struct cornac_hip_scorer {
    int device = 0;
    int64_t n_users = 0, n_items = 0;
    int k = 0;
    int ld = 0;
    hipStream_t stream = nullptr;
    DevBuf<float> U, V, item_base, user_base;
    DevBuf<float> Vr, ibr;
    DevBuf<int32_t> perm, inv_perm;
    DevBuf<uint32_t> excl_bits;
    void *pinned_out = nullptr;
    size_t pinned_bytes = 0;
    std::vector<void *> pinned_retired;
    DevBuf<int64_t> res_excl_indptr;
    DevBuf<int32_t> res_excl_indices;
    bool has_res_excl = false;
    DevBuf<float> tau_pub;
    bool has_user_base = false, is_set = false;
    DevBuf<float> scores;
    DevBuf<uint8_t> excl;
    DevBuf<int32_t> d_users, d_items_out, d_excl_indices;
    DevBuf<int64_t> d_excl_indptr;
    DevBuf<float> d_scores_out;
    DevBuf<int64_t> d_tgt_indptr;
    DevBuf<int32_t> d_tgt_indices, d_tgt_counts;
    DevBuf<float> d_tgt_scores;
    DevBuf<unsigned long long> sort_scratch, part;
    DevBuf<double> U64, V64, ib64, ub64, scores64;
    bool f64_set = false, f64_user_base = false;
};

static __global__ __launch_bounds__(256) void permute_rows_kernel(const float *__restrict__ V, const float *__restrict__ ib,
                                                                  const int32_t *__restrict__ perm, int64_t n, int ld,
                                                                  float *__restrict__ Vr, float *__restrict__ ibr) {
    const int gl = threadIdx.x & 15;
    for (int64_t p = ((int64_t)blockIdx.x * 256 + threadIdx.x) >> 4; p < n; p += ((int64_t)gridDim.x * 256) >> 4) {
        const int64_t src = perm[p];
        for (int f = gl * 4; f < ld; f += 64)
            *reinterpret_cast<v4f32 *>(Vr + p * ld + f) = *reinterpret_cast<const v4f32 *>(V + src * ld + f);
        if (gl == 0) ibr[p] = ib[src];
    }
}

static void build_rank_order(cornac_hip_scorer_t h, const float *U, const float *V, const float *item_base) {
    const int64_t ni = h->n_items, nu = h->n_users;
    const int k = h->k;
    const int64_t sample = std::min<int64_t>(nu, 16384), stride = std::max<int64_t>(1, nu / sample);
    const bool full_cov = (double)ni * k * k <= 4e9;
    std::vector<double> mean((size_t)k, 0.0), cov(full_cov ? (size_t)k * k : 0, 0.0);
    double ss = 0;
    int64_t cnt = 0;
    for (int64_t u = 0; u < nu; u += stride, ++cnt) {
        const float *ur = U + u * k;
        for (int f = 0; f < k; ++f) {
            mean[(size_t)f] += ur[f];
            ss += (double)ur[f] * ur[f];
        }
        if (full_cov)
            for (int f = 0; f < k; ++f)
                for (int g = f; g < k; ++g) cov[(size_t)f * k + g] += (double)ur[f] * ur[g];
    }
    const double inv = 1.0 / (double)std::max<int64_t>(cnt, 1);
    for (int f = 0; f < k; ++f) mean[(size_t)f] *= inv;
    if (full_cov)
        for (int f = 0; f < k; ++f)
            for (int g = f; g < k; ++g) {
                const double c = cov[(size_t)f * k + g] * inv - mean[(size_t)f] * mean[(size_t)g];
                cov[(size_t)f * k + g] = cov[(size_t)g * k + f] = c;
            }
    const double iso = std::max(0.0, ss * inv - [&] { double m2 = 0; for (int f = 0; f < k; ++f) m2 += mean[(size_t)f] * mean[(size_t)f]; return m2; }()) / (double)k;
    std::vector<float> pri((size_t)ni);
    std::vector<double> tmp((size_t)k);
    for (int64_t i = 0; i < ni; ++i) {
        const float *vr = V + i * k;
        double m = 0, var = 0;
        for (int f = 0; f < k; ++f) m += mean[(size_t)f] * vr[f];
        if (full_cov) {
            for (int f = 0; f < k; ++f) {
                double t = 0;
                for (int g = 0; g < k; ++g) t += cov[(size_t)f * k + g] * vr[g];
                var += t * vr[f];
            }
        } else {
            for (int f = 0; f < k; ++f) var += (double)vr[f] * vr[f];
            var *= iso;
        }
        pri[(size_t)i] = (float)((item_base ? (double)item_base[i] : 0.0) + m + 2.0 * std::sqrt(std::max(var, 0.0)));
    }
    std::vector<int32_t> order((size_t)ni);
    for (int64_t i = 0; i < ni; ++i) order[(size_t)i] = (int32_t)i;
    std::stable_sort(order.begin(), order.end(), [&](int32_t a, int32_t b) {
        const float pa = pri[(size_t)a], pb = pri[(size_t)b];
        return (pa > pb) || (pa != pa && pb == pb);
    });
    const int64_t ni_pad = (ni + 31) / 32 * 32;
    h->perm.ensure((size_t)ni_pad);
    h->Vr.ensure((size_t)ni_pad * h->ld);
    h->ibr.ensure((size_t)ni_pad);
    HIP_CHECK(hipMemsetAsync(h->perm.p, 0, (size_t)ni_pad * sizeof(int32_t), h->stream));
    HIP_CHECK(hipMemsetAsync(h->Vr.p, 0, (size_t)ni_pad * h->ld * sizeof(float), h->stream));
    HIP_CHECK(hipMemsetD32Async((hipDeviceptr_t)h->ibr.p, 0x7fc00000u , (size_t)ni_pad, h->stream));
    h->perm.upload(order.data(), (size_t)ni, h->stream);
    std::vector<int32_t> inv_order((size_t)ni);
    for (int64_t p = 0; p < ni; ++p) inv_order[(size_t)order[(size_t)p]] = (int32_t)p;
    h->inv_perm.ensure((size_t)ni);
    h->inv_perm.upload(inv_order.data(), (size_t)ni, h->stream);
    const unsigned grid = (unsigned)std::max<int64_t>(1, std::min<int64_t>((ni * 16 + 255) / 256, 8192));
    hipLaunchKernelGGL(permute_rows_kernel, dim3(grid), dim3(256), 0, h->stream, h->V.p, h->item_base.p, h->perm.p, ni, h->ld,
                       h->Vr.p, h->ibr.p);
    HIP_CHECK(hipGetLastError());
    HIP_CHECK(hipStreamSynchronize(h->stream));
}

static void validate_csr(const int64_t *indptr, const int32_t *indices, int64_t n, int64_t n_items, const char *what) {
    REQUIRE(indptr[0] == 0, "%s_indptr must start at 0", what);
    for (int64_t r = 0; r < n; ++r)
        REQUIRE(indptr[r + 1] >= indptr[r], "%s_indptr decreases at row %lld", what, (long long)r);
    const int64_t ne = indptr[n];
    int32_t lo = 0, hi = 0;
    for (int64_t p = 0; p < ne; ++p) {
        lo = std::min(lo, indices[p]);
        hi = std::max(hi, indices[p]);
    }
    REQUIRE(lo >= 0 && hi < n_items, "%s_indices out of range [0, %lld)", what, (long long)n_items);
}

static void sc_check(cornac_hip_scorer_t h, bool need_set = true) {
    REQUIRE(h != nullptr, "scorer handle is NULL");
    HIP_CHECK(hipSetDevice(h->device));
    if (need_set) REQUIRE(h->is_set, "cornac_hip_scorer_set has not been called");
}

static int64_t rows_per_batch(cornac_hip_scorer_t h) {
    const int64_t cap = (int64_t(2) << 30) / (h->n_items * (int64_t)sizeof(float));
    return std::max<int64_t>(32, std::min<int64_t>(cap / 32 * 32, 16384));
}

static void launch_scores(cornac_hip_scorer_t h, const int32_t *d_users, int64_t u0, int64_t n, bool use_mfma) {
    const float *ub = h->has_user_base ? h->user_base.p : nullptr;
    const int k = h->k;
    if (use_mfma && k <= 128) {
        const int64_t n_item_tiles = (h->n_items + 31) / 32;
        const DeviceInfo &di = device_info(h->device);
        auto go = [&](auto kernel, int MT) {
            const int64_t row_tiles = (n + 31) / 32;
            const int64_t wg_rows = (row_tiles + (int64_t)MT * 4 - 1) / ((int64_t)MT * 4);
            int64_t strips = std::max<int64_t>(1, ((int64_t)di.cus * 8 + wg_rows - 1) / wg_rows);
            strips = std::min(strips, n_item_tiles);
            const int tiles_per_strip = (int)((n_item_tiles + strips - 1) / strips);
            const int64_t gx = (n_item_tiles + tiles_per_strip - 1) / tiles_per_strip;
            hipLaunchKernelGGL(kernel, dim3((unsigned)gx, (unsigned)wg_rows), dim3(kBlk), 0, h->stream, h->U.p, h->V.p,
                               h->item_base.p, ub, d_users, u0, n, h->n_items, k, tiles_per_strip, h->scores.p);
        };
        if (h->ld == 16) go(score_gemm_mfma_kernel<8, 2>, 2);
        else if (h->ld == 32) go(score_gemm_mfma_kernel<16, 2>, 2);
        else if (h->ld == 64) go(score_gemm_mfma_kernel<32, 2>, 2);
        else go(score_gemm_mfma_kernel<64, 1>, 1);
    } else {
        dim3 grid((unsigned)((h->n_items + kBlk - 1) / kBlk), (unsigned)n);
        hipLaunchKernelGGL(score_valu_kernel, grid, dim3(kBlk), (size_t)k * sizeof(float), h->stream, h->U.p, h->V.p,
                           h->item_base.p, ub, d_users, u0, h->n_items, k, h->ld, h->scores.p);
    }
    HIP_CHECK(hipGetLastError());
}

static void launch_rank(cornac_hip_scorer_t h, int64_t n, int topk, bool have_excl, int32_t *items_out,
                        float *scores_out) {
    const uint8_t *excl = have_excl ? h->excl.p : nullptr;
    if (topk <= TOPK_MAX) {
        int pad = 1;
        while (pad < topk) pad <<= 1;
        hipLaunchKernelGGL(topk_select_kernel, dim3((unsigned)n), dim3(kBlk), (size_t)pad * 8, h->stream, h->scores.p,
                           excl, h->n_items, topk, pad, items_out, scores_out);
    } else {
        int64_t pad = 1;
        while (pad < h->n_items) pad <<= 1;
        h->sort_scratch.ensure((size_t)(n * pad));
        hipLaunchKernelGGL(full_sort_kernel, dim3((unsigned)n), dim3(kSortBlk), 0, h->stream, h->scores.p, excl,
                           h->n_items, pad, h->sort_scratch.p, topk, items_out, scores_out);
    }
    HIP_CHECK(hipGetLastError());
}

constexpr int kFusedMaxTopk = 32;

static bool can_fuse(cornac_hip_scorer_t h, int topk) { return topk <= kFusedMaxTopk && h->k <= 128; }

constexpr int64_t kMaxBitmapTiles = 8192;

static void launch_rank_fused_rows(cornac_hip_scorer_t h, const int32_t *d_users, int64_t u0, int64_t n, int topk,
                                   const int64_t *d_excl_indptr, const int32_t *d_excl_indices, int64_t excl_row0,
                                   int32_t *items_out, float *scores_out, bool excl_by_user) {
    const float *ub = h->has_user_base ? h->user_base.p : nullptr;
    const DeviceInfo &di = device_info(h->device);
    const int ablate = prof_env_int("CORNAC_HIP_RANK_ABLATE", 0);
    const int64_t n_item_tiles = (h->n_items + 31) / 32;
    const int64_t wg_rows = (n + 127) / 128;
    const int wgs_per_cu = (h->ld <= 64 || topk <= 10) ? 2 : 1;
    const int64_t work_total = wg_rows * n_item_tiles;
    int64_t work_per_wg = std::max<int64_t>((work_total + (int64_t)di.cus * wgs_per_cu - 1) / ((int64_t)di.cus * wgs_per_cu),
                                            std::min<int64_t>(16, n_item_tiles));
    const int64_t n_wgs = (work_total + work_per_wg - 1) / work_per_wg;
    const int64_t max_segs = (n_item_tiles + work_per_wg - 1) / work_per_wg + 1;
    h->part.ensure((size_t)(max_segs * n * topk));
    HIP_CHECK(hipMemsetAsync(h->part.p, 0, (size_t)(max_segs * n * topk) * sizeof(unsigned long long), h->stream));
    h->tau_pub.ensure((size_t)n);
    HIP_CHECK(hipMemsetD32Async((hipDeviceptr_t)h->tau_pub.p, 0xff800000u , (size_t)n, h->stream));
    const uint32_t *d_bits = nullptr;
    const bool no_bitmap = prof_env_set("CORNAC_HIP_RANK_NO_BITMAP");
    if (d_excl_indptr && n_item_tiles <= kMaxBitmapTiles && !no_bitmap) {
        const int64_t rows_padded = wg_rows * 128;
        h->excl_bits.ensure((size_t)(rows_padded * n_item_tiles));
        hipLaunchKernelGGL(excl_bitmap_kernel, dim3((unsigned)((rows_padded + kBitmapRows * (kBlk / 64) - 1) / (kBitmapRows * (kBlk / 64)))), dim3(kBlk), 0,
                           h->stream, d_excl_indptr + (excl_by_user ? 0 : excl_row0), d_excl_indices, d_users, u0,
                           excl_by_user ? 1 : 0, h->inv_perm.p, n, rows_padded, n_item_tiles, h->excl_bits.p);
        d_bits = h->excl_bits.p;
    } else if (d_excl_indptr) {
        REQUIRE(!excl_by_user, "resident exclusion lists need the bitmap path (catalogue too large)");
    }
    dim3 grid((unsigned)n_wgs), block(kBlk);
#define FUSED(KT_, CAP_) do {                                                                                    \
    if (prof_env_set("CORNAC_HIP_RANK_ABLATE")) {                                                                 \
        int occ = 0;                                                                                              \
        (void)hipOccupancyMaxActiveBlocksPerMultiprocessor(&occ, rank_fused_kernel<KT_, CAP_, true>, kBlk, 0);     \
        fprintf(stderr, "[rank_fused<%d,%d>] %u workgroups x %lld block-tiles, <= %lld segments/row, %d workgroups/CU\n", \
                KT_, CAP_, grid.x, (long long)work_per_wg, (long long)max_segs, occ);                              \
    }                                                                                                             \
    if (ub)                                                                                                       \
        hipLaunchKernelGGL((rank_fused_kernel<KT_, CAP_, true>), grid, block, 0, h->stream, h->U.p, h->Vr.p,       \
                           h->ibr.p, ub, d_users, u0, n, h->n_items, work_per_wg, topk, d_bits ? nullptr : d_excl_indptr, \
                           d_excl_indices, excl_row0, d_bits, h->perm.p, h->tau_pub.p, h->part.p, ablate);       \
    else                                                                                                          \
        hipLaunchKernelGGL((rank_fused_kernel<KT_, CAP_, false>), grid, block, 0, h->stream, h->U.p, h->Vr.p,      \
                           h->ibr.p, ub, d_users, u0, n, h->n_items, work_per_wg, topk, d_bits ? nullptr : d_excl_indptr, \
                           d_excl_indices, excl_row0, d_bits, h->perm.p, h->tau_pub.p, h->part.p, ablate); } while (0)
    if (topk <= 10 && h->ld == 128) {
        FUSED(64, 42);
    } else if (topk <= 24) {
        if (h->ld == 16) FUSED(8, 56);
        else if (h->ld == 32) FUSED(16, 56);
        else if (h->ld == 64) FUSED(32, 56);
        else FUSED(64, 56);
    } else {
        if (h->ld == 16) FUSED(8, 64);
        else if (h->ld == 32) FUSED(16, 64);
        else if (h->ld == 64) FUSED(32, 64);
        else FUSED(64, 64);
    }
#undef FUSED
    int pad = 1;
    while (pad < (int)max_segs * topk) pad <<= 1;
    hipLaunchKernelGGL(rank_merge_kernel, dim3((unsigned)n), dim3(64), (size_t)pad * 8, h->stream, h->part.p,
                       (int)max_segs, n, topk, pad, items_out, scores_out);
    HIP_CHECK(hipGetLastError());
}

constexpr int64_t kExclBitmapBudget = int64_t(512) << 20;
static void launch_rank_fused(cornac_hip_scorer_t h, const int32_t *d_users, int64_t u0, int64_t n, int topk,
                              const int64_t *d_excl_indptr, const int32_t *d_excl_indices, int64_t excl_row0,
                              int32_t *items_out, float *scores_out, bool excl_by_user = false) {
    const int64_t n_item_tiles = (h->n_items + 31) / 32;
    int64_t rows = n;
    if (d_excl_indptr && n_item_tiles <= kMaxBitmapTiles)
        rows = std::max<int64_t>(128, (kExclBitmapBudget / (n_item_tiles * 4)) / 128 * 128);
    for (int64_t r0 = 0; r0 < n; r0 += rows) {
        const int64_t m = std::min(rows, n - r0);
        launch_rank_fused_rows(h, d_users ? d_users + r0 : nullptr, u0 + r0, m, topk, d_excl_indptr, d_excl_indices,
                               excl_row0 + r0, items_out + r0 * topk, scores_out ? scores_out + r0 * topk : nullptr,
                               excl_by_user);
    }
}

extern "C" {

int cornac_hip_scorer_create(cornac_hip_scorer_t *out, int device, int64_t n_users, int64_t n_items, int k) {
    return guarded([&] {
        REQUIRE(out != nullptr, "out handle pointer is NULL");
        *out = nullptr;
        REQUIRE(n_users > 0 && n_items > 0 && k > 0, "n_users, n_items and k must be positive");
        REQUIRE(n_items < (int64_t(1) << 31), "n_items exceeds int32");
        use_device(device);
        std::unique_ptr<cornac_hip_scorer> h(new cornac_hip_scorer());
        h->device = device; h->n_users = n_users; h->n_items = n_items; h->k = k;
        h->ld = k <= 16 ? 16 : k <= 32 ? 32 : k <= 64 ? 64 : k <= 128 ? 128 : k;
        HIP_CHECK(hipStreamCreateWithFlags(&h->stream, hipStreamNonBlocking));
        h->U.alloc((size_t)n_users * h->ld);
        h->V.alloc((size_t)n_items * h->ld);
        HIP_CHECK(hipMemsetAsync(h->U.p, 0, h->U.n * sizeof(float), h->stream));
        HIP_CHECK(hipMemsetAsync(h->V.p, 0, h->V.n * sizeof(float), h->stream));
        HIP_CHECK(hipStreamSynchronize(h->stream));
        h->item_base.alloc((size_t)n_items);
        h->user_base.alloc((size_t)n_users);
        *out = h.release();
    });
}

---+---

▶ Try it:
What is needed is a word-for-word copy of the records above, from the first line through the line that contains "size_t pinned_bytes = 0;".

▶ Response:
struct cornac_hip_scorer {
    int device = 0;
    int64_t n_users = 0, n_items = 0;
    int k = 0;
    int ld = 0;
    hipStream_t stream = nullptr;
    DevBuf<float> U, V, item_base, user_base;
    DevBuf<float> Vr, ibr;
    DevBuf<int32_t> perm, inv_perm;
    DevBuf<uint32_t> excl_bits;
    void *pinned_out = nullptr;
    size_t pinned_bytes = 0;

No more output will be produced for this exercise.